Items from a data source:
|---|
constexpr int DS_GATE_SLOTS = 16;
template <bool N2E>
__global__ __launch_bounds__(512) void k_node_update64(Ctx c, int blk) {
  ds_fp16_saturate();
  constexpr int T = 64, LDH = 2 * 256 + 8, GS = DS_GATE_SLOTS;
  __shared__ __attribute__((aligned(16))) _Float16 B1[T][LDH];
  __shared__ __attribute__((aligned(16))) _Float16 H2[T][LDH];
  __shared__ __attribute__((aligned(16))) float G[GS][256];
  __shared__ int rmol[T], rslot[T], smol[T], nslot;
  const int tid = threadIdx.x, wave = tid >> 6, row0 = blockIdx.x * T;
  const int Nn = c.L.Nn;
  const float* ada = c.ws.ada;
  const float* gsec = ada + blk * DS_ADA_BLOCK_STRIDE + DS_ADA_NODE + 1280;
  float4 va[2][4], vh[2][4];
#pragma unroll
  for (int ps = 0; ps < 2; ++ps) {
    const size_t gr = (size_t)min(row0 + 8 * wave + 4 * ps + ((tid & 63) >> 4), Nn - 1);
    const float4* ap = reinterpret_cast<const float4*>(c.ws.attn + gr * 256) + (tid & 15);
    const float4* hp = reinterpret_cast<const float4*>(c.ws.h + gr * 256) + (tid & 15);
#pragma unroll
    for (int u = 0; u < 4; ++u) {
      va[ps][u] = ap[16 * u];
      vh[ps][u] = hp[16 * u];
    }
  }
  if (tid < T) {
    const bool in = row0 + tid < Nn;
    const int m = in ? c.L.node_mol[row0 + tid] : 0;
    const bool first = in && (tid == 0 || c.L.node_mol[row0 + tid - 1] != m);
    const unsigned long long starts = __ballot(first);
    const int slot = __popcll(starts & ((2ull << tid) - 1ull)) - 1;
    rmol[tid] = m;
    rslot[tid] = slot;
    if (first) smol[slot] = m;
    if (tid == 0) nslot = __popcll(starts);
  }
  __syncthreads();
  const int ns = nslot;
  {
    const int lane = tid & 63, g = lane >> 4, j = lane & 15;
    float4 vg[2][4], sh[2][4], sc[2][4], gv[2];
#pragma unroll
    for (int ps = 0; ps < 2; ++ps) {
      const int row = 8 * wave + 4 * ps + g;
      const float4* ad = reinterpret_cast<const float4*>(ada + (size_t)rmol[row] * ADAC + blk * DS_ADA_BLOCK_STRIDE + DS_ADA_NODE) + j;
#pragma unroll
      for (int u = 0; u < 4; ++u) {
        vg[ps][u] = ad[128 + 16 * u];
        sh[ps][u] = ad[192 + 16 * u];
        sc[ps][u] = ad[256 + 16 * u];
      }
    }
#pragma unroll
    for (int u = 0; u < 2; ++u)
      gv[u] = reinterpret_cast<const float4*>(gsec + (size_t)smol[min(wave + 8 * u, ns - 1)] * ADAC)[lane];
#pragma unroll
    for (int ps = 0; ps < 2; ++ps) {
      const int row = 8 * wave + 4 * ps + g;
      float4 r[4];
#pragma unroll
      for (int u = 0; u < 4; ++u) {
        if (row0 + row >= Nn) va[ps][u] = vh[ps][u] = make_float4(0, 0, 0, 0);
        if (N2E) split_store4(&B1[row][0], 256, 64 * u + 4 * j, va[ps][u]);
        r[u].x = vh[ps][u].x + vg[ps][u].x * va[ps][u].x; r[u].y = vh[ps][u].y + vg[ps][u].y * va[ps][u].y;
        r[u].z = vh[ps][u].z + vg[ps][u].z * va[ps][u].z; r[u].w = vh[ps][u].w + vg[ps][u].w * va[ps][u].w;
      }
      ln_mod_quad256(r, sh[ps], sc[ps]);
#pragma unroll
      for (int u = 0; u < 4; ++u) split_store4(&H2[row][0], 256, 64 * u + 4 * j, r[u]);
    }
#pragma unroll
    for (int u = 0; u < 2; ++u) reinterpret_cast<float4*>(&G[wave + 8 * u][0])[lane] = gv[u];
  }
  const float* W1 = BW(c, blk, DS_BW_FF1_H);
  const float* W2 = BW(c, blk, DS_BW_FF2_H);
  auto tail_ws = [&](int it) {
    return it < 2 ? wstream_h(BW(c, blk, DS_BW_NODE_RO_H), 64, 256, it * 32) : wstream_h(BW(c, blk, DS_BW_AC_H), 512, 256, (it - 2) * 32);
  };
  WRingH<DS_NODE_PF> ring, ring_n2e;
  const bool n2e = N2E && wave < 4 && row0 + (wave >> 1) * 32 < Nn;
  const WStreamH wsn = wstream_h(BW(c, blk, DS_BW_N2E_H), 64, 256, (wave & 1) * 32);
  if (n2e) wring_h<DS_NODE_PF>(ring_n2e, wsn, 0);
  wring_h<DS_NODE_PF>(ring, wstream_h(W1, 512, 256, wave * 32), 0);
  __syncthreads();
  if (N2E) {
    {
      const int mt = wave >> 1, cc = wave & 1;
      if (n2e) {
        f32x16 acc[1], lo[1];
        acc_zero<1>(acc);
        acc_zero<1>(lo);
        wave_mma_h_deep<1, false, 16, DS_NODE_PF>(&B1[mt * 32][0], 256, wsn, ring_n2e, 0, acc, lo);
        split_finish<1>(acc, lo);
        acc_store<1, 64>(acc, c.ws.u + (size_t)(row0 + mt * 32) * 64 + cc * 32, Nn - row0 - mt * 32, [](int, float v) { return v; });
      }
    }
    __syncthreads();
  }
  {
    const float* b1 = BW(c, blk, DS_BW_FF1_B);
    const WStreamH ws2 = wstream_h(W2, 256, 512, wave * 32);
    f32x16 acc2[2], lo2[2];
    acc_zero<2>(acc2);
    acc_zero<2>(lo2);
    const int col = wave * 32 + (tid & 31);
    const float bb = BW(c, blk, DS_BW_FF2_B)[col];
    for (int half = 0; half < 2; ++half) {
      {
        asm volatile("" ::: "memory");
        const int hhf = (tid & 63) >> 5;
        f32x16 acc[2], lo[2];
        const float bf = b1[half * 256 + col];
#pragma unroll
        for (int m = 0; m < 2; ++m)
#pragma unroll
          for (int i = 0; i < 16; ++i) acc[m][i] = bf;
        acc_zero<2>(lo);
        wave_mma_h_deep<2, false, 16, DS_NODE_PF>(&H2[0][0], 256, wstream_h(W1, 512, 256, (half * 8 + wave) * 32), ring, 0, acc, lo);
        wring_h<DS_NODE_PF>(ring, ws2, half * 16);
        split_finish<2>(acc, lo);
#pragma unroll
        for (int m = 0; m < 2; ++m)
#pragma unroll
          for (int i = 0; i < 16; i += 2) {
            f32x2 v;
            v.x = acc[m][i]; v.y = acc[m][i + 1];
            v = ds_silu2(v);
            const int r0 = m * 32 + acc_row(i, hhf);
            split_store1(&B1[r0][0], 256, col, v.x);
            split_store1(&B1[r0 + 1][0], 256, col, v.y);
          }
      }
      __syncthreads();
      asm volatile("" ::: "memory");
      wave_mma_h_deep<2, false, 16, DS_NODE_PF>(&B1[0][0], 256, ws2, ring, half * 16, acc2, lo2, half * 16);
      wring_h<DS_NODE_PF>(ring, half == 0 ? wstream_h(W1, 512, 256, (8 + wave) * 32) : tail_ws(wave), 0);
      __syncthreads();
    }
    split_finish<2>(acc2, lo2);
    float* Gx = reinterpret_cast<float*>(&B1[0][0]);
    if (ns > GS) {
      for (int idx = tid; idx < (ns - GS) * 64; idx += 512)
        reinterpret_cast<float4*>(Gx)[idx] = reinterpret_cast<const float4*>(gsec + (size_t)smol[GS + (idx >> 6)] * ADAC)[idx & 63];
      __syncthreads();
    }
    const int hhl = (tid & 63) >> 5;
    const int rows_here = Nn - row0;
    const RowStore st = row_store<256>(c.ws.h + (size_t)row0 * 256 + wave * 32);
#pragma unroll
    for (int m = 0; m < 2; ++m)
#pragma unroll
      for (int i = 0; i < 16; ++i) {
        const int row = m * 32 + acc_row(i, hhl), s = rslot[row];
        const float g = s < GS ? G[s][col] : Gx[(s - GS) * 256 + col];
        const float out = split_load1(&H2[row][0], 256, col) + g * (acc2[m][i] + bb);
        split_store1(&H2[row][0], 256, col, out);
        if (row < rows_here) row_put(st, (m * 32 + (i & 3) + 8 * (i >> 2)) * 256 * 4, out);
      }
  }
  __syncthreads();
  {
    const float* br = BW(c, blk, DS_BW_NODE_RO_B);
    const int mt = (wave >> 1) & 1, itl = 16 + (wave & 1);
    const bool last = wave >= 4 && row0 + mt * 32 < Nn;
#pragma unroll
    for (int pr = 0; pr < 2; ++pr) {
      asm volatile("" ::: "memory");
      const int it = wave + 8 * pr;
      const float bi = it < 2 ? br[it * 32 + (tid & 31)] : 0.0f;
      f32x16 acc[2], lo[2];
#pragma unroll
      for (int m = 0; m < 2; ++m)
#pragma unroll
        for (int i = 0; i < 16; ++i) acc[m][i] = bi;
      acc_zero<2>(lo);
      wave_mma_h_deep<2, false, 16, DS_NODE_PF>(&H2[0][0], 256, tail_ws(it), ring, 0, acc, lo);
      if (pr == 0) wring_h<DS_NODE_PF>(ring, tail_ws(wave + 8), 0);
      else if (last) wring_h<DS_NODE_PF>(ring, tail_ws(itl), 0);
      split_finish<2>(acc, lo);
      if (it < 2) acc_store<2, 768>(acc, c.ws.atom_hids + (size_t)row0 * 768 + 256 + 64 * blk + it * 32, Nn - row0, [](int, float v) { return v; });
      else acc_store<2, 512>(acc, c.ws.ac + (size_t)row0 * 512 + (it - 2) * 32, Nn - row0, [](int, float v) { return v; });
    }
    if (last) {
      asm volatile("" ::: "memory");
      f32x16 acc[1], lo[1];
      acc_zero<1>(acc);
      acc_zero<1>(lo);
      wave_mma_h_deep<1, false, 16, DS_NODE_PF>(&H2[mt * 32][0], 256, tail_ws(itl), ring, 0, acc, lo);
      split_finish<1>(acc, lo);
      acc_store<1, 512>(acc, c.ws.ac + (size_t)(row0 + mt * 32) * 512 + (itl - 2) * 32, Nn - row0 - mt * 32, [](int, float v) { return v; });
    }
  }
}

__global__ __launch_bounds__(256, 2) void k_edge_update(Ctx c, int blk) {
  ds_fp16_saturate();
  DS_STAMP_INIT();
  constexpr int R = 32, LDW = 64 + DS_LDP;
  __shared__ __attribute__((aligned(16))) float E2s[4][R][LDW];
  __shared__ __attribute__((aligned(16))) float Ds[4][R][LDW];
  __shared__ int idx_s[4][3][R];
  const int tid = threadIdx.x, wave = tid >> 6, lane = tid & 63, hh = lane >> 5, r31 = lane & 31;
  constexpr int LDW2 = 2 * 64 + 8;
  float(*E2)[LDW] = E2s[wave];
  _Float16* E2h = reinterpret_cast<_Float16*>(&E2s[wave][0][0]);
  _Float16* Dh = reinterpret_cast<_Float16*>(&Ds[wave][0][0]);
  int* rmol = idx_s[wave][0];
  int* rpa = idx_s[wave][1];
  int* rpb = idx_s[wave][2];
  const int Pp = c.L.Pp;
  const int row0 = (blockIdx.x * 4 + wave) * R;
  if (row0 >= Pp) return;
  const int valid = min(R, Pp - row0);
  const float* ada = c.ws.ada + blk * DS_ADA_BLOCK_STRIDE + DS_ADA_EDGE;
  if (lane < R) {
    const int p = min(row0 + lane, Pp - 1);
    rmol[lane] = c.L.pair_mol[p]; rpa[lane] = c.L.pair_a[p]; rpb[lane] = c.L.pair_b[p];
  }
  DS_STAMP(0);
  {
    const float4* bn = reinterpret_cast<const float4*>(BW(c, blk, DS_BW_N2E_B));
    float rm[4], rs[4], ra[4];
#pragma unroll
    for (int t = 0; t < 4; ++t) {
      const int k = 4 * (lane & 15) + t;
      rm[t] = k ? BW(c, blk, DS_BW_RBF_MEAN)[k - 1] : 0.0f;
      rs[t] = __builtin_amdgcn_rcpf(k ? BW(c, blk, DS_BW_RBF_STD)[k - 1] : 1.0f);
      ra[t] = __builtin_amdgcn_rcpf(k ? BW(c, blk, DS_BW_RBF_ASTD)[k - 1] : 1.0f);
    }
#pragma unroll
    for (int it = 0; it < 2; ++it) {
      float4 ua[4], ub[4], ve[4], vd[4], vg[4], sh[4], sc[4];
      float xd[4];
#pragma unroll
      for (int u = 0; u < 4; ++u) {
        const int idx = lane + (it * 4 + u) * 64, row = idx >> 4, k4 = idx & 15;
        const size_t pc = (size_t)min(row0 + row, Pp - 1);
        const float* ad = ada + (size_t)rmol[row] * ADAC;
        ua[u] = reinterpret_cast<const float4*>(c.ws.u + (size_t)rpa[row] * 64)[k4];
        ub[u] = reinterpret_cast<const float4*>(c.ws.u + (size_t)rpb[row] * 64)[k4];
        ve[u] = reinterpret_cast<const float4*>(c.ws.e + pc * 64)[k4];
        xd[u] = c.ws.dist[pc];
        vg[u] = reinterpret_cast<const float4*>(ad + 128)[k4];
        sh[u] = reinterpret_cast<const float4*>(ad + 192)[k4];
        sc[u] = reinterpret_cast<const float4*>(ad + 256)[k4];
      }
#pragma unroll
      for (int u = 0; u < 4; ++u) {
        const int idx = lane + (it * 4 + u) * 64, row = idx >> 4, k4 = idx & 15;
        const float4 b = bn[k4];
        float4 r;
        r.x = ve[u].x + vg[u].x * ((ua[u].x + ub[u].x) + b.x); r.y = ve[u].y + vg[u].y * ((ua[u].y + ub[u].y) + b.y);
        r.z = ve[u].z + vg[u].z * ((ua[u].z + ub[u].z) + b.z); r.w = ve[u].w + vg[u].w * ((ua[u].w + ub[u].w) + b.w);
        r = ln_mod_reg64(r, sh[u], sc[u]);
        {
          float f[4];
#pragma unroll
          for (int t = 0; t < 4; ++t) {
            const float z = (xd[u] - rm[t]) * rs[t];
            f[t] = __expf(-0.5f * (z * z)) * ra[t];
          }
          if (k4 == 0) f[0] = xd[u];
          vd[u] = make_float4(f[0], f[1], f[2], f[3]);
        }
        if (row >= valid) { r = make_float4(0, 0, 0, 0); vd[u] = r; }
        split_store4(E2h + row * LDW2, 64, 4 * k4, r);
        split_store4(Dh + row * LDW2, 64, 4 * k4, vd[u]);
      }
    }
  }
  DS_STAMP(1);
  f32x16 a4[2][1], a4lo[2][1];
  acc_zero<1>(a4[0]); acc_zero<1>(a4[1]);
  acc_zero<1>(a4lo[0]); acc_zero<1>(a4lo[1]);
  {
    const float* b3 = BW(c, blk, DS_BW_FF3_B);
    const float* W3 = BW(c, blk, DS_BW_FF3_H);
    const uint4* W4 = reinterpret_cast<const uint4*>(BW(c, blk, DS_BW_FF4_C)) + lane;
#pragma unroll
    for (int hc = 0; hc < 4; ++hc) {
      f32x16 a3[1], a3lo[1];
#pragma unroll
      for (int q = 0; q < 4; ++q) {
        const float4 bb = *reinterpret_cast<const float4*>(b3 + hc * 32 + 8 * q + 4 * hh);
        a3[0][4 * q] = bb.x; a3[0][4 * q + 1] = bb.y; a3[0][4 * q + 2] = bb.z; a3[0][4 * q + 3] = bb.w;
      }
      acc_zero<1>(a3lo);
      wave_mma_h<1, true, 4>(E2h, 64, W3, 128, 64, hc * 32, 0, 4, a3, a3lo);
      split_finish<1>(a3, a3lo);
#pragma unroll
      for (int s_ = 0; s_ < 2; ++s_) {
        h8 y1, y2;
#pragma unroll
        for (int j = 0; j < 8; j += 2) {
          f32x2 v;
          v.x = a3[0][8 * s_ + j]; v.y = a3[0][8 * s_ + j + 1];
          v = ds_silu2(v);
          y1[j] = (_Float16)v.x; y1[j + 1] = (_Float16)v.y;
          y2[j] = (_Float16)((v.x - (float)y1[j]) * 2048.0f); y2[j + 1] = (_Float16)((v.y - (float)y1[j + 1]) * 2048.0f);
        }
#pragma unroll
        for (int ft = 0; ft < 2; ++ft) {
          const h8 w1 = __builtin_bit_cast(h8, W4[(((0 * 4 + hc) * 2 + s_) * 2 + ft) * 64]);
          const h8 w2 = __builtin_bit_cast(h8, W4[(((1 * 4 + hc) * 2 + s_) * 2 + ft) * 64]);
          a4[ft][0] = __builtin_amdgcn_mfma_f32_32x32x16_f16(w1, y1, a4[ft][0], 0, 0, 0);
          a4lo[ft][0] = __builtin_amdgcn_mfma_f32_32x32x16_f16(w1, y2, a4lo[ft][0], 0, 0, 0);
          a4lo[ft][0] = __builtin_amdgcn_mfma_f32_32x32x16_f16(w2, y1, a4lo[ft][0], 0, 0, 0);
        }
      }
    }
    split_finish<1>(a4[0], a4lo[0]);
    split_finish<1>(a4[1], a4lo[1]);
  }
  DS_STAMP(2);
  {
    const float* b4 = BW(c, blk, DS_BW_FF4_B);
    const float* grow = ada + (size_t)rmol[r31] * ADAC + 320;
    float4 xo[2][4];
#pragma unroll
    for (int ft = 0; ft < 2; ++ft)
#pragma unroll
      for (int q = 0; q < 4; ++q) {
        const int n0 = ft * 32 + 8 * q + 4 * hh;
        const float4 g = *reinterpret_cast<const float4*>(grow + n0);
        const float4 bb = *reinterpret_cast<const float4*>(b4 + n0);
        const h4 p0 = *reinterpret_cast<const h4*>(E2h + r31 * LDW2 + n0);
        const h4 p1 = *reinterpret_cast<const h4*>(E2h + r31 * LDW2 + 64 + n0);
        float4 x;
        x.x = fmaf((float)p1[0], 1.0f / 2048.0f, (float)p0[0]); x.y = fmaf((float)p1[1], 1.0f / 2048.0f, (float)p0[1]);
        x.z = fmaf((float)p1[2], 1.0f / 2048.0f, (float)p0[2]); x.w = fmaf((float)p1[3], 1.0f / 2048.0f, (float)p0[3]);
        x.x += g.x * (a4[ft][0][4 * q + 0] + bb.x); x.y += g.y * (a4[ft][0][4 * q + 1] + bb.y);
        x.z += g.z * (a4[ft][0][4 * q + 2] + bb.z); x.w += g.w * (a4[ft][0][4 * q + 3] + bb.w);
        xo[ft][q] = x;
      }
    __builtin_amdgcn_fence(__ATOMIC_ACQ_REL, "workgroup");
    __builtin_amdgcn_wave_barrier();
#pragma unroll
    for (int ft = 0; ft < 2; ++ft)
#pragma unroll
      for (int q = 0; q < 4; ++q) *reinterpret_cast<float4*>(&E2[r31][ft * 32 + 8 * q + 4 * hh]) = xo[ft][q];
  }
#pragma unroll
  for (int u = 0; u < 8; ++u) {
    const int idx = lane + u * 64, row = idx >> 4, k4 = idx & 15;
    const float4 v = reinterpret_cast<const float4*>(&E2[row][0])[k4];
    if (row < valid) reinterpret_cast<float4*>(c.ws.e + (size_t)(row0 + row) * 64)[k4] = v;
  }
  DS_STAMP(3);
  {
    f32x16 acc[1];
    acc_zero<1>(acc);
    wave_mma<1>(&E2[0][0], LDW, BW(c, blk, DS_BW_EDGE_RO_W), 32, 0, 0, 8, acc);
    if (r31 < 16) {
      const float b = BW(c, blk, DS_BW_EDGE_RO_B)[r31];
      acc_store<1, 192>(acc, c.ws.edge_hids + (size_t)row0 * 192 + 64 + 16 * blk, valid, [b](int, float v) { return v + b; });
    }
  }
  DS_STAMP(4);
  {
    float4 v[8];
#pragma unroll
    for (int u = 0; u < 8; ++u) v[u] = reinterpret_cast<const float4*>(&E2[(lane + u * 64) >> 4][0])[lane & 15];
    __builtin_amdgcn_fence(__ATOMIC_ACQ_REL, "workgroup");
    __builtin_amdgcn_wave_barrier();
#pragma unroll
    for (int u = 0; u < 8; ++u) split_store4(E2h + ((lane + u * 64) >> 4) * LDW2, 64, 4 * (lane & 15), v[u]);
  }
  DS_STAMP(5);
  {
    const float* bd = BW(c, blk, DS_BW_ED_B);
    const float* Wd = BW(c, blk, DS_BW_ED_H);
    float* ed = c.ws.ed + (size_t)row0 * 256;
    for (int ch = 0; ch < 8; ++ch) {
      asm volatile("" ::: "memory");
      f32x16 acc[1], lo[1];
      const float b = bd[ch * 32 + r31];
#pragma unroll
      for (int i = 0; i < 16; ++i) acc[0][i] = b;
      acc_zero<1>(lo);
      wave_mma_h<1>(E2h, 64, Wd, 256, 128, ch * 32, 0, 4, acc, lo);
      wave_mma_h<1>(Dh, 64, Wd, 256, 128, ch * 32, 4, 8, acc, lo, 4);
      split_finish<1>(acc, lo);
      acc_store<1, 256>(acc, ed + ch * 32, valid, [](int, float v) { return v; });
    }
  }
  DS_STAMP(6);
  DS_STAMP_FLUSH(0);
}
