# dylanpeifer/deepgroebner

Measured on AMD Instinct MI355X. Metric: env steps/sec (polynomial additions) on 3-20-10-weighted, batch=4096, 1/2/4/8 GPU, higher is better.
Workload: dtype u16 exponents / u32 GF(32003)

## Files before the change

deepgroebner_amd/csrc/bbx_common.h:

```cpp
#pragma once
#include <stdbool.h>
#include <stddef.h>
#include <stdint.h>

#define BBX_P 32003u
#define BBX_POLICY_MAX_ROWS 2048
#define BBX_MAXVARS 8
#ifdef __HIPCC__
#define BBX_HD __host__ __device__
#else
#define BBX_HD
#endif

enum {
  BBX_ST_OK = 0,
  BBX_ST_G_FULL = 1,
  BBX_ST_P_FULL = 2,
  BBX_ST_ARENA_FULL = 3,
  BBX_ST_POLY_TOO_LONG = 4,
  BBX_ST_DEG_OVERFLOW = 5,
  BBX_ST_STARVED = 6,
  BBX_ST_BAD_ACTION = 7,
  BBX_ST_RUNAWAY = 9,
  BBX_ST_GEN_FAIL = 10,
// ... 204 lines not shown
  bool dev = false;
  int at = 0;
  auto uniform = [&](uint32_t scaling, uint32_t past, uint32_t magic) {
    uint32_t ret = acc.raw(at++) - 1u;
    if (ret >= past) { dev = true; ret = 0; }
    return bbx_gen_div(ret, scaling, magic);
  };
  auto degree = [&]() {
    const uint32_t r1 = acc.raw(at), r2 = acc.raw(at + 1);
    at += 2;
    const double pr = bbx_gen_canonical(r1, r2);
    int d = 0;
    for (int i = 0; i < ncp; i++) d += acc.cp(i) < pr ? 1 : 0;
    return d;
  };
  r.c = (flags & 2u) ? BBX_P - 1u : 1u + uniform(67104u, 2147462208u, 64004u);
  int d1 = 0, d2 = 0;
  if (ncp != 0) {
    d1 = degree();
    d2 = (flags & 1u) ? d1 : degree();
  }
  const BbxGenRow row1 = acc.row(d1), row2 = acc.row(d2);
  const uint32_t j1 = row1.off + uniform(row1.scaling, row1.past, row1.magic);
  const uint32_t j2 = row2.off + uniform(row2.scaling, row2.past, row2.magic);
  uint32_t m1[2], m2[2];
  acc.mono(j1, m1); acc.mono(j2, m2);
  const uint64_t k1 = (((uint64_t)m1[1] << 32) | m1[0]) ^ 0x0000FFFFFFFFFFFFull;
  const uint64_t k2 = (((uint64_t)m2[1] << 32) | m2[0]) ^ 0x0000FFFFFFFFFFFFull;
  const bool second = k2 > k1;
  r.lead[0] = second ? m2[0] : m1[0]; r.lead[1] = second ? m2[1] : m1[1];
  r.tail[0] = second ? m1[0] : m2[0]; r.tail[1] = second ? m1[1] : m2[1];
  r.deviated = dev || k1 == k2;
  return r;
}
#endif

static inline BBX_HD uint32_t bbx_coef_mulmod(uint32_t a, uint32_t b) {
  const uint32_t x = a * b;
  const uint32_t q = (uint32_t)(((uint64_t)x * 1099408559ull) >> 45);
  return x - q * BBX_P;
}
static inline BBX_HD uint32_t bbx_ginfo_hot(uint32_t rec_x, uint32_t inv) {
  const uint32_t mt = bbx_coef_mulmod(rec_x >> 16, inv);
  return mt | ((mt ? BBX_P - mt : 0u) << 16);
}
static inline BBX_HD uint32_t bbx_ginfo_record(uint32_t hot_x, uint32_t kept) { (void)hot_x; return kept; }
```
|---|
** REQUIRED WORK **
Take exactly the lines from the one containing "f32x16 a3[1], a3lo[1];" through the one containing "const h8 w2" in the data above, and output them with nothing added.

** ANSWER BELOW **
      f32x16 a3[1], a3lo[1];
#pragma unroll
      for (int q = 0; q < 4; ++q) {
        const float4 bb = *reinterpret_cast<const float4*>(b3 + hc * 32 + 8 * q + 4 * hh);
        a3[0][4 * q] = bb.x; a3[0][4 * q + 1] = bb.y; a3[0][4 * q + 2] = bb.z; a3[0][4 * q + 3] = bb.w;
      }
      acc_zero<1>(a3lo);
      wave_mma_h<1, true, 4>(E2h, 64, W3, 128, 64, hc * 32, 0, 4, a3, a3lo);
      split_finish<1>(a3, a3lo);
#pragma unroll
      for (int s_ = 0; s_ < 2; ++s_) {
        h8 y1, y2;
#pragma unroll
        for (int j = 0; j < 8; j += 2) {
          f32x2 v;
          v.x = a3[0][8 * s_ + j]; v.y = a3[0][8 * s_ + j + 1];
          v = ds_silu2(v);
          y1[j] = (_Float16)v.x; y1[j + 1] = (_Float16)v.y;
          y2[j] = (_Float16)((v.x - (float)y1[j]) * 2048.0f); y2[j + 1] = (_Float16)((v.y - (float)y1[j + 1]) * 2048.0f);
        }
#pragma unroll
        for (int ft = 0; ft < 2; ++ft) {
          const h8 w1 = __builtin_bit_cast(h8, W4[(((0 * 4 + hc) * 2 + s_) * 2 + ft) * 64]);
          const h8 w2 = __builtin_bit_cast(h8, W4[(((1 * 4 + hc) * 2 + s_) * 2 + ft) * 64]);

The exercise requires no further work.